## MATERIAL PROVIDED
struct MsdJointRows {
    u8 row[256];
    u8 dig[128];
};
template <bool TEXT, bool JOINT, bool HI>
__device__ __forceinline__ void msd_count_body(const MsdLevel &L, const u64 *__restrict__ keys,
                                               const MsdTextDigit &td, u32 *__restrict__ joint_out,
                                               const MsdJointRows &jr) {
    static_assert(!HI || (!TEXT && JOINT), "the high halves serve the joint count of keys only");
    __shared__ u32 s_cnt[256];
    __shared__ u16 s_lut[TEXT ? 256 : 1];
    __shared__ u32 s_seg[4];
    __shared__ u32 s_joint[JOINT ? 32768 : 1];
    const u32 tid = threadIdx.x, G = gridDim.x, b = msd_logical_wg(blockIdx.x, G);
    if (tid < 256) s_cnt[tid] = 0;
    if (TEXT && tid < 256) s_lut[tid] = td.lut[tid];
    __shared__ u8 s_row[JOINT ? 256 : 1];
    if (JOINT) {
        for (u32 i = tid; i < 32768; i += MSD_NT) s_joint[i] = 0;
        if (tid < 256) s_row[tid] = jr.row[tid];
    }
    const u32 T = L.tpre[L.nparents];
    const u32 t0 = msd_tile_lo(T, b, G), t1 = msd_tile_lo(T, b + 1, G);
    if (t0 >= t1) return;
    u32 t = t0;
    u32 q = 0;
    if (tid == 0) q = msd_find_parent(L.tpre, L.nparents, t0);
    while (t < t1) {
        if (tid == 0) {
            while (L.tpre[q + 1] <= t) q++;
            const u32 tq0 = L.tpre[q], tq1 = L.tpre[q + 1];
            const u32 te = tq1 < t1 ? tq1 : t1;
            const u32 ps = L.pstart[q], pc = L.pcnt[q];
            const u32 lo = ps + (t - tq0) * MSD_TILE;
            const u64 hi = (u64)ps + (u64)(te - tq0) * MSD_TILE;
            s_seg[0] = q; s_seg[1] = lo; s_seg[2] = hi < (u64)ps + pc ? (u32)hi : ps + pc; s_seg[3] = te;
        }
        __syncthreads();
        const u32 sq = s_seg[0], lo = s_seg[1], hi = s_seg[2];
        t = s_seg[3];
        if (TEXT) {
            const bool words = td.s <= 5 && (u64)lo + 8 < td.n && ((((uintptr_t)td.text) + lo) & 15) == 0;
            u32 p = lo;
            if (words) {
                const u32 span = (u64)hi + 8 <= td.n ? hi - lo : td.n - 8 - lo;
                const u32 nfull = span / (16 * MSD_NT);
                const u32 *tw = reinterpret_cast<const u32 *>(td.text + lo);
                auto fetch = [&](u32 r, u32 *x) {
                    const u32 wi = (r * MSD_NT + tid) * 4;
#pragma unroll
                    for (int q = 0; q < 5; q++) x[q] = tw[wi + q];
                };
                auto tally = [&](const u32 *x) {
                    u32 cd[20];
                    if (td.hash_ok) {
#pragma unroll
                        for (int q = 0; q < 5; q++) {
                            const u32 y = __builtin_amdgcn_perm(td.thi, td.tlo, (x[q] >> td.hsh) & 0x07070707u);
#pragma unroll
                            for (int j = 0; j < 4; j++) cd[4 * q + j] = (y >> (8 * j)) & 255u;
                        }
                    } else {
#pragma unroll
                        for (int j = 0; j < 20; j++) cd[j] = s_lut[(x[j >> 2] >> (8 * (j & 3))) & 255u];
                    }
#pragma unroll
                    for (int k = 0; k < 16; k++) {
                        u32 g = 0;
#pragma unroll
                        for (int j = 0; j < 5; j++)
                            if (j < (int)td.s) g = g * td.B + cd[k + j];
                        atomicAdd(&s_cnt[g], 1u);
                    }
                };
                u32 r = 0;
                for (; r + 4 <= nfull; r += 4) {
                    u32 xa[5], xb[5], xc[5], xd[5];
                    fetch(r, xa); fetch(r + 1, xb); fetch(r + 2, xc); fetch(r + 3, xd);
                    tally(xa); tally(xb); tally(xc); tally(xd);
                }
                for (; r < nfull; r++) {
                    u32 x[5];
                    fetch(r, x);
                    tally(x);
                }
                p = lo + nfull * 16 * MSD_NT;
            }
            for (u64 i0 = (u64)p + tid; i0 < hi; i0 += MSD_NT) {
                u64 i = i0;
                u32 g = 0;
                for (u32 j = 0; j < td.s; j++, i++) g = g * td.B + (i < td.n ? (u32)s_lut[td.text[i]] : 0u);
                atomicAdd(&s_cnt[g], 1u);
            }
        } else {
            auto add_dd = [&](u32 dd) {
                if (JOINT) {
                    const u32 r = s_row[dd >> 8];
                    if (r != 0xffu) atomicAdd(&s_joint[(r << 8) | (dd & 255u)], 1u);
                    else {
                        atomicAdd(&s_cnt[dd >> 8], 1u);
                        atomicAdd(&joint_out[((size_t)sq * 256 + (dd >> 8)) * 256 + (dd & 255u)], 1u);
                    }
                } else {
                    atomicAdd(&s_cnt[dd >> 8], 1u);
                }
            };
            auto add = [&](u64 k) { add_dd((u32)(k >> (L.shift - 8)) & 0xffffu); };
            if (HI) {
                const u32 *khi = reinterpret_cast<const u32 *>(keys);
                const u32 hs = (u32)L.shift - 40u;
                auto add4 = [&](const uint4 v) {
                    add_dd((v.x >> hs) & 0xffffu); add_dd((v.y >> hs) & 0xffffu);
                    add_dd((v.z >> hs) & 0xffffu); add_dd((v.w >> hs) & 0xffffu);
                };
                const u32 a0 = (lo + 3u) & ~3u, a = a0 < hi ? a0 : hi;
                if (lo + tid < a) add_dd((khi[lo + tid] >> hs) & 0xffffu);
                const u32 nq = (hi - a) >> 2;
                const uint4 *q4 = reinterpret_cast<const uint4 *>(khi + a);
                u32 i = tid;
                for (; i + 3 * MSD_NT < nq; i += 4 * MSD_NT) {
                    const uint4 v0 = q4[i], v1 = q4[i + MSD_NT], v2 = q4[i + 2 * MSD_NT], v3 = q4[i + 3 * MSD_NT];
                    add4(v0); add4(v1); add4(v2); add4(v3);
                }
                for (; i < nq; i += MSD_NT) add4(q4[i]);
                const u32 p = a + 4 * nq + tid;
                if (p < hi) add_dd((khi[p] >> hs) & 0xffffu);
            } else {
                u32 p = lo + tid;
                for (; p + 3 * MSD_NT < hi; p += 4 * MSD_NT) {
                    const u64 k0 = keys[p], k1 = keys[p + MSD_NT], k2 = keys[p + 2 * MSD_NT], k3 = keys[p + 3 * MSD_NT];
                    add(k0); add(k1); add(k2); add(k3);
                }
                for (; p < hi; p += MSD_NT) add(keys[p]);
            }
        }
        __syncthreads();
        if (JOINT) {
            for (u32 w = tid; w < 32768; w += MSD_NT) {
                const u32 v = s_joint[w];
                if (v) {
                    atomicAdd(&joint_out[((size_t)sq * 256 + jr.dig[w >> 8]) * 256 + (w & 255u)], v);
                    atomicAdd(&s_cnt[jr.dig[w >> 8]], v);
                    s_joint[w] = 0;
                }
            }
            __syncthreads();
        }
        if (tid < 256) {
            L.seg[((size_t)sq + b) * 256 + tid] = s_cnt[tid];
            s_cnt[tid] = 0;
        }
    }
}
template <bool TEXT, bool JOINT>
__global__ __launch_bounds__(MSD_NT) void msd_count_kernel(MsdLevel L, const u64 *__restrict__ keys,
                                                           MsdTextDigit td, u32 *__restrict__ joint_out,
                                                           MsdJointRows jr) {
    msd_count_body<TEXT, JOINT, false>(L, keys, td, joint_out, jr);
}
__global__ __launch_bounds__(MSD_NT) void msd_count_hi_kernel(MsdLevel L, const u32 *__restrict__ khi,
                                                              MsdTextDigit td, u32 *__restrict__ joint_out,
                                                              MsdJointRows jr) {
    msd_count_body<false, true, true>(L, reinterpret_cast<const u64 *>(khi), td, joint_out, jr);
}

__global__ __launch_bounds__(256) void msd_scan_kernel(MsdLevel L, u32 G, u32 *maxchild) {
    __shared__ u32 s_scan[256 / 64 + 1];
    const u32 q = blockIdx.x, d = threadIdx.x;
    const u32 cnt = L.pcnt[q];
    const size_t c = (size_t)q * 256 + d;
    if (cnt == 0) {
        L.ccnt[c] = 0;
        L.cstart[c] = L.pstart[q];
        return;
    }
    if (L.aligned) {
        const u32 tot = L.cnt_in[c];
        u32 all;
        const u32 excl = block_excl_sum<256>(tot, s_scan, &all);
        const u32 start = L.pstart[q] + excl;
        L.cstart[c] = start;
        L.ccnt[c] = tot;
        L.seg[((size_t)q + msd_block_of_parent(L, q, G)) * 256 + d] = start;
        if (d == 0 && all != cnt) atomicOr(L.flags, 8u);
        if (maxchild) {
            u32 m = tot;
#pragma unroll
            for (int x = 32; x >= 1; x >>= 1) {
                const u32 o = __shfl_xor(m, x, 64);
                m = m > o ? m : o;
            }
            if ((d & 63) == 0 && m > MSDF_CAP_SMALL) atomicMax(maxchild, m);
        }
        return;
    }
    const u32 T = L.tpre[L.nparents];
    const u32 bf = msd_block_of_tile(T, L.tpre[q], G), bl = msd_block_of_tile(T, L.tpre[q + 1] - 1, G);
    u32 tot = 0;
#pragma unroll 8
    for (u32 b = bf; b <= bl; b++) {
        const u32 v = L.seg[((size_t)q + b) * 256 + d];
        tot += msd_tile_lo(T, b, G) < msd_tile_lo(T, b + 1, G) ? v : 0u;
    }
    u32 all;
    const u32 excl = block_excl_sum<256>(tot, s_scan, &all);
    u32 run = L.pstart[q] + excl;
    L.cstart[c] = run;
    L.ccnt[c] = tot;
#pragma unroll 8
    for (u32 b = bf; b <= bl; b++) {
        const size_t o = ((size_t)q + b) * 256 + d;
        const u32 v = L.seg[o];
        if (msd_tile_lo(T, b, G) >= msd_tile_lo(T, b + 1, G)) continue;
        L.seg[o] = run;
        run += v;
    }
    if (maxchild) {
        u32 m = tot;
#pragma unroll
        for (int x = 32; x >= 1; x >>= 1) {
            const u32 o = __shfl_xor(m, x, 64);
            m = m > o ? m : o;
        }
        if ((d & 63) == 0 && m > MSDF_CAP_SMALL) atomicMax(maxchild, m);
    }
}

...

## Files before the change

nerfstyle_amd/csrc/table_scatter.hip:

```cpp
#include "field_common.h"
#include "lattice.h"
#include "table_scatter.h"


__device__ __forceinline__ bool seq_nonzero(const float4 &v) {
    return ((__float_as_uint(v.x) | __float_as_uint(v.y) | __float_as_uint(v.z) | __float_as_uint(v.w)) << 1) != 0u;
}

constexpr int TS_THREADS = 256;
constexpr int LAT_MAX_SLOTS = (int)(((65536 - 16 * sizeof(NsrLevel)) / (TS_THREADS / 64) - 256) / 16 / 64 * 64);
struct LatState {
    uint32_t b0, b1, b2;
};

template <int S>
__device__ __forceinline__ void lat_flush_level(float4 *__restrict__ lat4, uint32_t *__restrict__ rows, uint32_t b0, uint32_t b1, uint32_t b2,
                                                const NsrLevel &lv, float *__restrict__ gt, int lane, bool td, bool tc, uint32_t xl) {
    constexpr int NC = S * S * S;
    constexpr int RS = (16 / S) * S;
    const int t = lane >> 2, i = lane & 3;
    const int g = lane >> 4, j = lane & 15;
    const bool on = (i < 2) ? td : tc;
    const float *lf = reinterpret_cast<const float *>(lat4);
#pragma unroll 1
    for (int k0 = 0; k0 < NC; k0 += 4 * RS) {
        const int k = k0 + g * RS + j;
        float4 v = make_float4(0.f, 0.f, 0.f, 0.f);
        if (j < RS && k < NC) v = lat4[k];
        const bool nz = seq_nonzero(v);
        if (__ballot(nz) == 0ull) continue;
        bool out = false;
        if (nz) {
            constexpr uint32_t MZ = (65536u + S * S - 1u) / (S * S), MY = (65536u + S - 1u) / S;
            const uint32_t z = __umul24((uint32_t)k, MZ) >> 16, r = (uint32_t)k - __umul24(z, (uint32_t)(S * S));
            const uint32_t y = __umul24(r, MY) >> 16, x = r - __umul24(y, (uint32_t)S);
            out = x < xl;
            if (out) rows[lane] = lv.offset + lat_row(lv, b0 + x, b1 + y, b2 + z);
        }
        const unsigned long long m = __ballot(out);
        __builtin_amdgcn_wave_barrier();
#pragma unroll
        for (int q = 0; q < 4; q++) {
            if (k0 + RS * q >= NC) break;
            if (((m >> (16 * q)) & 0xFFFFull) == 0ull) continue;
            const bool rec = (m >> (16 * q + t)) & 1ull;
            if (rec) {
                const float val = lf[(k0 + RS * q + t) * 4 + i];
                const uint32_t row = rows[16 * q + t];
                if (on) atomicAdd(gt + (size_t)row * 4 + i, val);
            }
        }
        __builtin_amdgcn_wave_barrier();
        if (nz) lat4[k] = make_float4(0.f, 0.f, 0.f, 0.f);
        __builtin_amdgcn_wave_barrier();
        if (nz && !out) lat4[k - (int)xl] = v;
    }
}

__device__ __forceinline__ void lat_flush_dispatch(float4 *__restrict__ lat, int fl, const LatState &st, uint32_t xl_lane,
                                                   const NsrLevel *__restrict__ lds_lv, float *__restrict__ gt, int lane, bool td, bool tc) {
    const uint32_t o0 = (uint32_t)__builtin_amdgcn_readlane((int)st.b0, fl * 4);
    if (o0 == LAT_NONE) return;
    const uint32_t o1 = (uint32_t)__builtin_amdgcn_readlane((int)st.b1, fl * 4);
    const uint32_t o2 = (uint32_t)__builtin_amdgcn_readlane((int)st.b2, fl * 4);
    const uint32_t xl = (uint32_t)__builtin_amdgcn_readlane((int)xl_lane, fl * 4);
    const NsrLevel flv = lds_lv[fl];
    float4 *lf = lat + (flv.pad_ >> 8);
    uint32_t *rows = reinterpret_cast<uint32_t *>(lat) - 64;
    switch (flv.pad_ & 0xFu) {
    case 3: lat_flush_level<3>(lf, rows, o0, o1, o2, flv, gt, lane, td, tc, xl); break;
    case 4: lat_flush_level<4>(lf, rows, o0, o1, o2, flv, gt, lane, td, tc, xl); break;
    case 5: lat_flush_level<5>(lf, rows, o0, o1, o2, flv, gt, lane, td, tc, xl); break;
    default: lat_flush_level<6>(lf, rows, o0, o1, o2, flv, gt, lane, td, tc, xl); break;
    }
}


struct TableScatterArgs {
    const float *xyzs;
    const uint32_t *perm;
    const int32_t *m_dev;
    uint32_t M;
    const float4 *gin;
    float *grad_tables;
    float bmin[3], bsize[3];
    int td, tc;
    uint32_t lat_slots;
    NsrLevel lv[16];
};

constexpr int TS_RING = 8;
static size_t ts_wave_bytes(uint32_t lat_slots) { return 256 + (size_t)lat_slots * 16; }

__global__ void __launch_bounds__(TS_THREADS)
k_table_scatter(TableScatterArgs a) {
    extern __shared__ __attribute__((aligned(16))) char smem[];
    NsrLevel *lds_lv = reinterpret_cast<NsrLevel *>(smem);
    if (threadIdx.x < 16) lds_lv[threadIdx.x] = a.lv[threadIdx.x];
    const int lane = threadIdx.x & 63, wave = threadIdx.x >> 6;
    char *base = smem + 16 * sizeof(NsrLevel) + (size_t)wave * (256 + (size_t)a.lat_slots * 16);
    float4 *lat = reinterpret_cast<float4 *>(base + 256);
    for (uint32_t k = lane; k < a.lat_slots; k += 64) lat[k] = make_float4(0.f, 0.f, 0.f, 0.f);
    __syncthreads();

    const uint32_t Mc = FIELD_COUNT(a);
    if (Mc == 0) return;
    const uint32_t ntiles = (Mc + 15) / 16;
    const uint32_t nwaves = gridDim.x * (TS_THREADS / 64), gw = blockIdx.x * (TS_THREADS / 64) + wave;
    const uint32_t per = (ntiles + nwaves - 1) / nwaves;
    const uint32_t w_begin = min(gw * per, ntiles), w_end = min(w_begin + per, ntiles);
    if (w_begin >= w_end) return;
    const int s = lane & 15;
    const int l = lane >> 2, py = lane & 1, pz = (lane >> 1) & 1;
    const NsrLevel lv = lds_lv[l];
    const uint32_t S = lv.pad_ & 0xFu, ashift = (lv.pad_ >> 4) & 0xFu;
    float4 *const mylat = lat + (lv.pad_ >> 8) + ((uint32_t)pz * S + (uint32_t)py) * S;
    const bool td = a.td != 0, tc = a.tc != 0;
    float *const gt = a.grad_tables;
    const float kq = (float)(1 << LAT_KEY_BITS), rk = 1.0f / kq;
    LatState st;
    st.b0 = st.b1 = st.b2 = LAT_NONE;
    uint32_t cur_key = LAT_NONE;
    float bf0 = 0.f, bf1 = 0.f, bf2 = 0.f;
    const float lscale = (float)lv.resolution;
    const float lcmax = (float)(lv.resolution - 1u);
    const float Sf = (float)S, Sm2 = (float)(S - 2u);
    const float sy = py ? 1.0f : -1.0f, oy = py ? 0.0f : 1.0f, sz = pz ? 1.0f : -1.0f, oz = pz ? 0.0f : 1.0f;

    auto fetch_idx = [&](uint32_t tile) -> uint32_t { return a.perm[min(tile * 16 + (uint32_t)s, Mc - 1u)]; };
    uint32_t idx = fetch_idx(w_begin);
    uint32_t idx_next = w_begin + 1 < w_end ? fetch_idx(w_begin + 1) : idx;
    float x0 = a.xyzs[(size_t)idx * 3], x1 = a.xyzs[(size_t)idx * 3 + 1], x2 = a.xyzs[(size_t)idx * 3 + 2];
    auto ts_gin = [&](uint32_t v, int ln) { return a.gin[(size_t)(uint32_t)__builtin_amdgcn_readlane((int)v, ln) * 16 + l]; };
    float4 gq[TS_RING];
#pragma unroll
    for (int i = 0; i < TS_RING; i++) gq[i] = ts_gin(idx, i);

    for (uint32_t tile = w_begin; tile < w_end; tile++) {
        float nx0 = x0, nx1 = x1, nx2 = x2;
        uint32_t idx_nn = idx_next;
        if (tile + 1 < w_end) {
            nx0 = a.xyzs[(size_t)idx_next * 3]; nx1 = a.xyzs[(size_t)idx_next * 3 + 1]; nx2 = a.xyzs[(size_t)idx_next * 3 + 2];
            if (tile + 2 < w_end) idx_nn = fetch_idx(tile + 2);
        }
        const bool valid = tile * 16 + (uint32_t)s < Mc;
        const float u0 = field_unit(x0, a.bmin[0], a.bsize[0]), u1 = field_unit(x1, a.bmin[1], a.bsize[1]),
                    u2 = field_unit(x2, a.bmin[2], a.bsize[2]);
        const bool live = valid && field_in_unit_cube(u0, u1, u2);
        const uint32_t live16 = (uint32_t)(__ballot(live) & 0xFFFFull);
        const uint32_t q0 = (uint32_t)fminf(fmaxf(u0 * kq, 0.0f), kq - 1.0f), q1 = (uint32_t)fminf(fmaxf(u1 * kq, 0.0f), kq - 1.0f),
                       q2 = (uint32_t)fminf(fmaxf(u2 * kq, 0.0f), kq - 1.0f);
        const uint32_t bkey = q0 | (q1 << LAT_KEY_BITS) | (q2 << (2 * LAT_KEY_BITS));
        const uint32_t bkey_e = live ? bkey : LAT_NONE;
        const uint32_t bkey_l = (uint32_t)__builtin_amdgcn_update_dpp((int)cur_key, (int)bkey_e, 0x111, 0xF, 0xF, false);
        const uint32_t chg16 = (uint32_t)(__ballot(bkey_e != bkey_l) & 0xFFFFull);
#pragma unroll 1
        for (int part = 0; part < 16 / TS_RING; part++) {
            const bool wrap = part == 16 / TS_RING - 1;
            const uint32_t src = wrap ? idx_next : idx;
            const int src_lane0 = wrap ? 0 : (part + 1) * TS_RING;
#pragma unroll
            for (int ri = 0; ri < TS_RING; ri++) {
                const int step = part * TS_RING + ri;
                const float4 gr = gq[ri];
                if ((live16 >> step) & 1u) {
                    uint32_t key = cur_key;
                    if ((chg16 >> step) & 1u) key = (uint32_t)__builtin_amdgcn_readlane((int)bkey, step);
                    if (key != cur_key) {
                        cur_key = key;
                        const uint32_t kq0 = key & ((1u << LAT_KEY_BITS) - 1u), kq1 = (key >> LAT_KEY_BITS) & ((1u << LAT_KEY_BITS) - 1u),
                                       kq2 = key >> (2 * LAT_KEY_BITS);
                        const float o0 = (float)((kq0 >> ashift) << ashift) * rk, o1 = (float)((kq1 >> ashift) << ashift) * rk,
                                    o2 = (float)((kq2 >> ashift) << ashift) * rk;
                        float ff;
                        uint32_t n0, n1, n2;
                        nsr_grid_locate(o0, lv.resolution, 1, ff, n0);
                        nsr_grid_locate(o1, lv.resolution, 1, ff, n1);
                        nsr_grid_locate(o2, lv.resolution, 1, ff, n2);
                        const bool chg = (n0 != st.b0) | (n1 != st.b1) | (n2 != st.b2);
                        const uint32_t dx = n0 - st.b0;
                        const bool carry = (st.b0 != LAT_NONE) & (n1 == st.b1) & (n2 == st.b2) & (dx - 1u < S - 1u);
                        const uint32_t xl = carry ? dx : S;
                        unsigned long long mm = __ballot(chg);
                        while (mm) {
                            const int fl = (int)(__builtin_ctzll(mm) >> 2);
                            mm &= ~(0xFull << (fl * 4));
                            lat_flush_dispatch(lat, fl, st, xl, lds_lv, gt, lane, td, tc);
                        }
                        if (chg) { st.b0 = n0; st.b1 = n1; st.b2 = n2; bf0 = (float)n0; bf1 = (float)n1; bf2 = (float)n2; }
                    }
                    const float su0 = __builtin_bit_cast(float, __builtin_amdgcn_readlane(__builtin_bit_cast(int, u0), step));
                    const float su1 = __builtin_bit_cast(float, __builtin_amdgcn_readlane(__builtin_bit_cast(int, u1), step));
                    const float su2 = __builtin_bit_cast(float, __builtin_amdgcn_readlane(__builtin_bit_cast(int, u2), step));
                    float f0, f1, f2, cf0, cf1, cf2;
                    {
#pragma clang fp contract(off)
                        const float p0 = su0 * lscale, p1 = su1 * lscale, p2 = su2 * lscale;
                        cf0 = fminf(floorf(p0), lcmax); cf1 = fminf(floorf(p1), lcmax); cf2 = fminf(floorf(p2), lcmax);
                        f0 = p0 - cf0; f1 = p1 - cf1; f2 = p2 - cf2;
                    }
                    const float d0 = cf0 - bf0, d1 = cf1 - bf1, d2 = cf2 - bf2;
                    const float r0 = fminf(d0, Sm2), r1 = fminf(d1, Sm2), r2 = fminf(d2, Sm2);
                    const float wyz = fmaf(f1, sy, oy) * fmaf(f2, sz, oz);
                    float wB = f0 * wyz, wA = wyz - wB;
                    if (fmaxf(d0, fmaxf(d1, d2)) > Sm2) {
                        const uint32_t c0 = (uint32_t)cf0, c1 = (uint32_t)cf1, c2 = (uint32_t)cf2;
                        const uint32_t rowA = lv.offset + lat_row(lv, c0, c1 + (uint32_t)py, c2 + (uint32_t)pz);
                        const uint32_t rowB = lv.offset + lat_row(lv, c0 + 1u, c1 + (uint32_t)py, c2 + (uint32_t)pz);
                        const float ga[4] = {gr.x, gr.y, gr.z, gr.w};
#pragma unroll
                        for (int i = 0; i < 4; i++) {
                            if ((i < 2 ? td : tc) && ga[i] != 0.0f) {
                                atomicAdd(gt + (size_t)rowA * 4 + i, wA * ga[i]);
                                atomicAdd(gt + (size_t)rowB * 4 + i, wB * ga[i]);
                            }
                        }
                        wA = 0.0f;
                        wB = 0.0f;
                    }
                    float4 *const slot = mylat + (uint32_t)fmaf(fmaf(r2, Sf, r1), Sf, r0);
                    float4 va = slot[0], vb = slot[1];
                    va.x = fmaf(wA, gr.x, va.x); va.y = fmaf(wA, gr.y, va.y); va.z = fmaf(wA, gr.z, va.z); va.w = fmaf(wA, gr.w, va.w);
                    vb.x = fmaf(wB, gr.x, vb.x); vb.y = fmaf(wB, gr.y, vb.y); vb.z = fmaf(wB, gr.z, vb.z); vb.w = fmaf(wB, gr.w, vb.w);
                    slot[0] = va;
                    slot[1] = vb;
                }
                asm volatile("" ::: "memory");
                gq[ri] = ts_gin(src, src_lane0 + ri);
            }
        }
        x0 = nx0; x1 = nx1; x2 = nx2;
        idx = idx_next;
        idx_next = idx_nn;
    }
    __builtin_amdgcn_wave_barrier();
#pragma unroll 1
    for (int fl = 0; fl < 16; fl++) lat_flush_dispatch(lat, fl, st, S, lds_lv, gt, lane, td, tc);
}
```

## WORK ORDER
Report the number of lines in the entries above that include the string "constexpr". Give nothing but the number.

## ANSWER
6